RECORDS SUPPLIED:
--- START ---

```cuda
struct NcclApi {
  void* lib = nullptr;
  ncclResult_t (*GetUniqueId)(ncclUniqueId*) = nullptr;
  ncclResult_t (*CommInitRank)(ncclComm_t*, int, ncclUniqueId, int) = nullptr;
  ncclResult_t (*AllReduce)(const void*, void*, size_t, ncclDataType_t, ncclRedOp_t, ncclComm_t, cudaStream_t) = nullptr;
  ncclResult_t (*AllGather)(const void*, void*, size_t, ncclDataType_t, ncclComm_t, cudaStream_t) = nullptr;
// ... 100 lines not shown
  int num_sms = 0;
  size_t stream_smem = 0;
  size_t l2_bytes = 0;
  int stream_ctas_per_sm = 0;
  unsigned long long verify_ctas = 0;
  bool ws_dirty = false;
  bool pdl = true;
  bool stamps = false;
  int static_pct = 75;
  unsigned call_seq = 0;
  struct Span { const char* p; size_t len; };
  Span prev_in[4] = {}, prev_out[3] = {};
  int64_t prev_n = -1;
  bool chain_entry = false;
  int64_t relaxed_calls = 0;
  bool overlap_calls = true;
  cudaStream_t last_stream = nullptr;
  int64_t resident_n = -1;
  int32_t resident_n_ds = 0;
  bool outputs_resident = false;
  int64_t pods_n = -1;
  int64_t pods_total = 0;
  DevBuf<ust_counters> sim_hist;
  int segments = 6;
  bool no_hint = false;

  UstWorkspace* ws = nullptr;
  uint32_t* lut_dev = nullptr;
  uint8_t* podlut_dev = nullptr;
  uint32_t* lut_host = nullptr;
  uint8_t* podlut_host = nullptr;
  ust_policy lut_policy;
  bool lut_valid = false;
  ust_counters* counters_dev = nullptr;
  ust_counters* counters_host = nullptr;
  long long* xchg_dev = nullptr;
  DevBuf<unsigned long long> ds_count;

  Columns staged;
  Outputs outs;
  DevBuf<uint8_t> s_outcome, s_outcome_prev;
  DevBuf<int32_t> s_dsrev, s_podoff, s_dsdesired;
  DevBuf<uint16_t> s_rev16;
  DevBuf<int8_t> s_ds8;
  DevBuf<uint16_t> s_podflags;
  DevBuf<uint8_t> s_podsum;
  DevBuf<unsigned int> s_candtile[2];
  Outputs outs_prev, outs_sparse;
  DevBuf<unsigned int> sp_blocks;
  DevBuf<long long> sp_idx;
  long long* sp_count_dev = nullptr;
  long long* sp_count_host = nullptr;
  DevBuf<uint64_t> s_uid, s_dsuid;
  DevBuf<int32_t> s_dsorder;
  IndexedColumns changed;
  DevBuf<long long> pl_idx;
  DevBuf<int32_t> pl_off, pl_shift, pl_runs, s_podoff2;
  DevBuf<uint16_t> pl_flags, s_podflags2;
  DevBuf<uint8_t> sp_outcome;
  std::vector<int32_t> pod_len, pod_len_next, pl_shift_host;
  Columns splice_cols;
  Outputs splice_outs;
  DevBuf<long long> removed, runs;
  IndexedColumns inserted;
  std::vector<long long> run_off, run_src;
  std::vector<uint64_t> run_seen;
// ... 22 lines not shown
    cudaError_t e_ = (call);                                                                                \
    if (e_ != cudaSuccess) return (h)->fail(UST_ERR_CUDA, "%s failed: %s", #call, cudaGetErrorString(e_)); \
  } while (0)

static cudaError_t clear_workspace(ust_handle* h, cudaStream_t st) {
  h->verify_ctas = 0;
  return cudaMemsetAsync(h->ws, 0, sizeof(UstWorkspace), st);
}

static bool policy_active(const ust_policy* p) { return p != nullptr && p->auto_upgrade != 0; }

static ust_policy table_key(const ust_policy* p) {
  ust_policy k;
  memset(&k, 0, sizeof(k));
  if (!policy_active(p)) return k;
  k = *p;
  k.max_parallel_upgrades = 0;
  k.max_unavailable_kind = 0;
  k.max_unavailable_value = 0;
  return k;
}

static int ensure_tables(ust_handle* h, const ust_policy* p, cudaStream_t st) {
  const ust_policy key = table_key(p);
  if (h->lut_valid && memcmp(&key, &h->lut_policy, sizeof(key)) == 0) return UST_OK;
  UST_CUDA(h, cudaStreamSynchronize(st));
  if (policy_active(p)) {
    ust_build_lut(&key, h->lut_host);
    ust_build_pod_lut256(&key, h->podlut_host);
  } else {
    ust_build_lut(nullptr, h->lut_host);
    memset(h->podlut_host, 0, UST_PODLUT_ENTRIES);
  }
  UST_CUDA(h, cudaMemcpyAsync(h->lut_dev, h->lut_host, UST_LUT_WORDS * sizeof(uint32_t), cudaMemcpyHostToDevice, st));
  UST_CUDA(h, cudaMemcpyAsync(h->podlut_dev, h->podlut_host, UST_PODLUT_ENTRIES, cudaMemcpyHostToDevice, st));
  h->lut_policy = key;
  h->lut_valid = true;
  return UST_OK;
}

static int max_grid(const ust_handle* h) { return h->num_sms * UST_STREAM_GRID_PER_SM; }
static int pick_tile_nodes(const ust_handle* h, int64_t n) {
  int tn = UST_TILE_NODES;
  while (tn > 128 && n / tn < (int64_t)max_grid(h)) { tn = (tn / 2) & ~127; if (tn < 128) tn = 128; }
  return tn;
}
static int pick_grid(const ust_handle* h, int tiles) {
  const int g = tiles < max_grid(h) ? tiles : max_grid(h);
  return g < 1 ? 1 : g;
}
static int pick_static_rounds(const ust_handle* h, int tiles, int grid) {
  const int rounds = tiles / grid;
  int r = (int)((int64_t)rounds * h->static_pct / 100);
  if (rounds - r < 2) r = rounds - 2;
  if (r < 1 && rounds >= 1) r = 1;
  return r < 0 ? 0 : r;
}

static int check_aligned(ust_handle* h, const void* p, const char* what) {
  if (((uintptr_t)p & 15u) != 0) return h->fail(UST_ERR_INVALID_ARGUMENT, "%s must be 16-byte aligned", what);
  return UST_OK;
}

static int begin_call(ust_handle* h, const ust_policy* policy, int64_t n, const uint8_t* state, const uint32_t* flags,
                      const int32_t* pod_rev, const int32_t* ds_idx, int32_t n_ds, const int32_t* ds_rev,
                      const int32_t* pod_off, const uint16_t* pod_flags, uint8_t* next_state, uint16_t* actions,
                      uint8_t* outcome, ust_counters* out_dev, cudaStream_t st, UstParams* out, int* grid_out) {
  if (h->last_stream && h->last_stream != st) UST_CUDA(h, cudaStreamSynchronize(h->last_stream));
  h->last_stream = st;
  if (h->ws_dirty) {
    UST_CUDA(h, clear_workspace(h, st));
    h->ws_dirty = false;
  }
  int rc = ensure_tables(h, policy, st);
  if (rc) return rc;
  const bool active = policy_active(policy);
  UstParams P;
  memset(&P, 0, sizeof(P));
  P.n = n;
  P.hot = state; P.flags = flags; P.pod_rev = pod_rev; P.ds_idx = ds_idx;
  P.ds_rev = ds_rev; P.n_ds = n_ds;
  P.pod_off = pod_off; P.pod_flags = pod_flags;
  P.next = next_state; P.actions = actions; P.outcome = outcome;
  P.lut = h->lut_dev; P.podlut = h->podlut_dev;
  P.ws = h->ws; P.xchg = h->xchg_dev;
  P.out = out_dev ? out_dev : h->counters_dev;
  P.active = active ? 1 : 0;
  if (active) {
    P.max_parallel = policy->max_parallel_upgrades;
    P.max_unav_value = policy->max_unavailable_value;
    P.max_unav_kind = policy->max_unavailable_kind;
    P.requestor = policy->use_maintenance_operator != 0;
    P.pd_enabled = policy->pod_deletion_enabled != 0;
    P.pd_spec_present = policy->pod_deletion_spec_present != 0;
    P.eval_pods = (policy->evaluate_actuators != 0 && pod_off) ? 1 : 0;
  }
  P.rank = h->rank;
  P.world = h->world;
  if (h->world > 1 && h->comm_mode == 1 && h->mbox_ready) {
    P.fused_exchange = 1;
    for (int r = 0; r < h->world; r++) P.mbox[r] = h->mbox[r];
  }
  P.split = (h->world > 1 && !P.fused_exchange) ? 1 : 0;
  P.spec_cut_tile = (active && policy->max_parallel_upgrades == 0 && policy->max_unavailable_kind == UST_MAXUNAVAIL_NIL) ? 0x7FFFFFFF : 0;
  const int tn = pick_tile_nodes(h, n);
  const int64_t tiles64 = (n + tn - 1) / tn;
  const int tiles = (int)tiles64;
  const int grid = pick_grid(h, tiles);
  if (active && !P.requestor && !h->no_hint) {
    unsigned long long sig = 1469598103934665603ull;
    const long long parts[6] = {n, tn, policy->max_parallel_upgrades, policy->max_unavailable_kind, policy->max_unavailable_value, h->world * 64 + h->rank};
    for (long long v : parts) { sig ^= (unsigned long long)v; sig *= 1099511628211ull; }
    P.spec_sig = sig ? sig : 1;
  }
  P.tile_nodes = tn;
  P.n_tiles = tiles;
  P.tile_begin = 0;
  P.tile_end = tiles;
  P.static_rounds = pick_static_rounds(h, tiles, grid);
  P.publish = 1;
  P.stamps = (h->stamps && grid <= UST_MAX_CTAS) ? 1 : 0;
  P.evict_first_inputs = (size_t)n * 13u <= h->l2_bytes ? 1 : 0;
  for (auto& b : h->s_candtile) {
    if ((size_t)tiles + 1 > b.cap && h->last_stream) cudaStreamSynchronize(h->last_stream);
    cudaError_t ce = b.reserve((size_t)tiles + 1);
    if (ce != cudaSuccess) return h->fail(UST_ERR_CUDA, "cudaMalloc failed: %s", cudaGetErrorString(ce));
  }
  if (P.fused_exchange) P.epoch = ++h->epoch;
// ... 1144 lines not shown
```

--- END ---

TASK DETAILS:
Please copy each line from the material above in which the string "cudaStreamSynchronize" appears.

ANSWER TO THIS EXERCISE:
  UST_CUDA(h, cudaStreamSynchronize(st));
  if (h->last_stream && h->last_stream != st) UST_CUDA(h, cudaStreamSynchronize(h->last_stream));
    if ((size_t)tiles + 1 > b.cap && h->last_stream) cudaStreamSynchronize(h->last_stream);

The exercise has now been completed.